Conservatives have a digital vision, but it remains underdeveloped. They are dominated by traditional digital capabilities, with only a few advanced ones. Strong governance exists across silos and active steps are taken to build digital skills and culture. They have stronger leadership capabilities than digital capabilities.
Digital Masters have both strong digital and leadership capabilities. They have an overarching digital vision. They implement many digital initiatives, generating measurable value and crossing silos. Having strong digital governance and solid digital culture are part of their capabilities.
Pradeep stressed that successful AI transformations require data, business and cultural transformations. Having the right tools and the feasibility of the transformation journey are important factors of consideration that organisations have to take note of.
Cloud accelerates the journey of getting data into the right place and to the right people. Organisations should study use cases and identify how they resonate with their own business needs. This is to be followed by having a data ecosystem, which will require the breaking down of data silos and identifying high-value data. The right tools and techniques are to be used together with a fail-fast approach. Workflow integration will see the integration of AI into workplace processes and the optimisation of the human/machine interface. Having done all, adopting an open collaborative culture will allow organisations to build trust in AI insights.
“Data is the new oil. AI refines the new oil,” said Pradeep.
Where are organisations at?
Many organisations are working in silos for the adoption of cloud technology. While there are some departments which use cloud for specific projects, there is not a specific direction taken for cloud adoption.

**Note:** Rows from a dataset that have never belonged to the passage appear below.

+  if (KC > U || plane * SB > img_bytes) {
+    for (int o = tid; o < nc * bins; o += NT) {
+      const int c = o / bins, bin = o - c * bins;
+      const int ph = bin / p.pooled_w, pw = bin - ph * p.pooled_w;
+      const TIn* d = fbase + (int64_t)c * L.stride_c;
+      float acc = 0.f;
+      for (int iy = 0; iy < 2; iy++) {
+        const AxisEntry y = make_axis(hd.sh, hd.bin_h, ph, iy, 2, L.height);
+        const int64_t ylo = (int64_t)y.lo * L.stride_h, yhi = (int64_t)y.hi * L.stride_h;
+        for (int ix = 0; ix < 2; ix++) {
+          const AxisEntry x = make_axis(hd.sw, hd.bin_w, pw, ix, 2, L.width);
+          const int64_t xlo = (int64_t)x.lo * L.stride_w, xhi = (int64_t)x.hi * L.stride_w;
+          const float w1 = y.h * x.h, w2 = y.h * x.l, w3 = y.l * x.h, w4 = y.l * x.l;
+          acc += w1 * to_f32<TIn>(d[ylo + xlo]) + w2 * to_f32<TIn>(d[ylo + xhi]) + w3 * to_f32<TIn>(d[yhi + xlo]) +
+                 w4 * to_f32<TIn>(d[yhi + xhi]);
+        }
+      }
+      out[o] = from_f32<TOut>(acc * 0.25f);
+    }
+    return;
+  }
+  const bool al16 = ((L.width | L.stride_h | L.stride_c | L.stride_n) & 3) == 0 &&
+                    (reinterpret_cast<uintptr_t>(L.data) & (4 * sizeof(TIn) - 1)) == 0;
+  const int nq_tot = nc >> 2;
+  int nq_pass = max(1, min(min(img_bytes / (plane * SB), U / KC), min(nq_tot, nq_cap)));
+  while (nq_tot % nq_pass) nq_pass--;
+
+  const int nu = KC * nq_pass;
+  const float rinv = 1.0f / (float)ngx;
+  uint32_t uoff[U];
+  int ulds[U];
+  {
+    const int sh32 = (int)L.stride_h, sc32 = (int)L.stride_c;
+    int q = 0, i = 0;
+#pragma unroll
+    for (int u = 0; u < U; u++) {
+      const bool dup = u >= nu;
+      const int pos = min((wv + (dup ? 0 : i) * NW) * 16 + pl, npos - 1);
+      const int r = (int)(((float)pos + 0.5f) * rinv);
+      const int gx = pos - r * ngx;
+      const int qq = dup ? 0 : q;
+      int col = x0a + 4 * gx, sft = 0;
+      if (!al16) { sft = max(0, col + 3 - (L.width - 1)); col -= sft; }
+      uoff[u] = ((uint32_t)((y0 + r) * sh32 + col + (4 * qq + cl) * sc32) * (uint32_t)sizeof(TIn)) | ((uint32_t)sft << 30);
+      ulds[u] = qq * plane * 4 + ((4 * pos + (pos >> 1)) << 2) + cl;
+      if (++i == KC) { i = 0; q++; }
+    }
+  }
+  const __amdgpu_buffer_rsrc_t srd = make_srd(fbase);
+  const uint32_t pass_bytes = (uint32_t)(L.stride_c * (int64_t)sizeof(TIn));
+  typename Piece4<TIn>::Raw v[U];
+  auto issue = [&](int cs) {
+    const uint32_t soff = (uint32_t)cs * pass_bytes;
+    if (al16) {
+#pragma unroll
+      for (int u = 0; u < U; u++) v[u] = Piece4<TIn>::raw(srd, uoff[u], soff);
+    } else {
+#pragma unroll
+      for (int u = 0; u < U; u++) v[u] = Piece4<TIn>::raw(srd, uoff[u] & 0x3fffffffu, soff);
+    }
+  };
+  auto commit_as = [&](auto shifted_tag) {
+    constexpr bool SHIFTED = decltype(shifted_tag)::value;
+    if constexpr (SHIFTED) asm volatile("" ::: "memory");
+#pragma unroll
+    for (int u = 0; u < U; u++) {
+      if constexpr (L16) {
+        uint32_t w0 = v[u].x & 0xffffu, w1 = v[u].x >> 16, w2 = v[u].y & 0xffffu, w3 = v[u].y >> 16;
+        if constexpr (SHIFTED) {
+          const uint32_t sft = uoff[u] >> 30;
+          w0 = sft == 0 ? w0 : sft == 1 ? w1 : sft == 2 ? w2 : w3;
+          w1 = sft == 0 ? w1 : sft == 1 ? w2 : w3;
+          w2 = sft == 0 ? w2 : w3;
+        }
+        TL* d = win + ulds[u];
+        d[0] = (TL)w0; d[4] = (TL)w1; d[8] = (TL)w2; d[12] = (TL)w3;
+      } else {
+        float4 w = v[u];
+        if constexpr (SHIFTED) {
+          const uint32_t sft = uoff[u] >> 30;
+          w.x = sft == 0 ? w.x : sft == 1 ? w.y : sft == 2 ? w.z : w.w;
+          w.y = sft == 0 ? w.y : sft == 1 ? w.z : w.w;
+          w.z = sft == 0 ? w.z : w.w;
+        }
+        TL* d = win + ulds[u];
+        d[0] = w.x; d[4] = w.y; d[8] = w.z; d[12] = w.w;
+      }
+    }
+  };
+  auto commit = [&]() {
+    if (!al16) commit_as(std::true_type{}); else commit_as(std::false_type{});
+  };
+  auto store_slab = [&](int cs, int nq) {
+    const int n4 = nq * bins;
+    TOut* o = out + cs * bins;
+    for (int idx = tid; idx < n4; idx += NT) store_quad<TOut>(o + 4 * idx, reinterpret_cast<const float4*>(slab)[idx]);
+  };
+
+  issue(0);
+
+  const bool on = tid < bins;
+  const int bin = on ? tid : 0;
+  const int ph = bin / p.pooled_w, pw = bin - ph * p.pooled_w;
+  int a[2][2][4];
+  float yl[2], yh[2], xl[2], xh[2];
+  {
+    int ylo[2], yhi[2], xlo[2], xhi[2];
+#pragma unroll
+    for (int i = 0; i < 2; i++) {
+      const AxisEntry ey = make_axis(hd.sh, hd.bin_h, ph, i, 2, L.height);
+      const AxisEntry ex = make_axis(hd.sw, hd.bin_w, pw, i, 2, L.width);
+      yl[i] = ey.l; yh[i] = ey.h; xl[i] = ex.l; xh[i] = ex.h;
+      ylo[i] = (ey.lo - y0) * tw; yhi[i] = (ey.hi - y0) * tw;
+      xlo[i] = ex.lo - x0a; xhi[i] = ex.hi - x0a;
+    }
+#pragma unroll
+    for (int iy = 0; iy < 2; iy++)
+#pragma unroll
+      for (int ix = 0; ix < 2; ix++) {
+        int t0 = tile_phys(ylo[iy] + xlo[ix]) << SS, t1 = tile_phys(ylo[iy] + xhi[ix]) << SS;
+        int t2 = tile_phys(yhi[iy] + xlo[ix]) << SS, t3 = tile_phys(yhi[iy] + xhi[ix]) << SS;
+        asm volatile("" : "+v"(t0), "+v"(t1), "+v"(t2), "+v"(t3));
+        a[iy][ix][0] = t0; a[iy][ix][1] = t1; a[iy][ix][2] = t2; a[iy][ix][3] = t3;
+      }
+  }
+
+  int cs_prev = 0, nq_prev = 0;
+#pragma unroll 1
+  for (int qs = 0; qs < nq_tot; qs += nq_pass) {
+    const int cs = 4 * qs;
+    commit();
+    if (nq_prev) store_slab(cs_prev, nq_prev);
+    __syncthreads();
+    if (qs + nq_pass < nq_tot) issue(cs + 4 * nq_pass);
+    if (on) {
+      float* so = slab + bin;
+#pragma unroll 1
+      for (int q = 0; q < nq_pass; q++) {
+        const char* wq = reinterpret_cast<const char*>(win) + uni(q * plane * SB);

Privacy and security concerns on data access and control were quoted as top reasons for the hesitation of cloud adoption and moving data to the cloud platform.
Following a traditional data strategy is the stage at which most organisations are at. They have a central team that manages the data. A data warehouse is in place too and all the analytics are driven through the data warehouse.
Having a skeletal team of a few data scientists/analysts embedded within the business units is the common approach taken by companies. In addition, they fairly use data and data analytic tools for decision-making. While data is used in the decision-making process, data analysis is done primarily in a manual process.
One of the reasons that this could be attributed to is the poor quality and availability of data that prevents organisations from harnessing data assets.
Other technologies such as machine learning and AI are not used at all in some organisations. Others are using these technologies in experimental stages but are not integrated with the business process.
Either a ‘no process’ or a waterfall-model framework is mostly followed for the deployment of machine learning and AI projects. Organisations which use the former do not have a defined process for ML projects.
Alibaba Cloud and its services
Jessie Yu, Senior Product Lead at Alibaba Cloud, shared that Alibaba Cloud presently has two data centres in Jakarta and there are plans to launch a third one this year.
She gave insights as to how Alibaba cloud provides organisations with suitable infrastructure, according to their business needs, while staying in compliance with the local regulations.
Jessie also provided use cases of organisations leveraging data analytics and driving insights from their data, on top of their cloud infrastructures.
Utilise AI and data with the right technologies and methods
Looking ahead in the transformation journey, it all comes down to how data is being utilised and of the technologies that are used. Businesses should adopt the mindset of adopting ways that will allow them to use their data in the most cost-efficient way while optimising their business processes and creating big value out of it.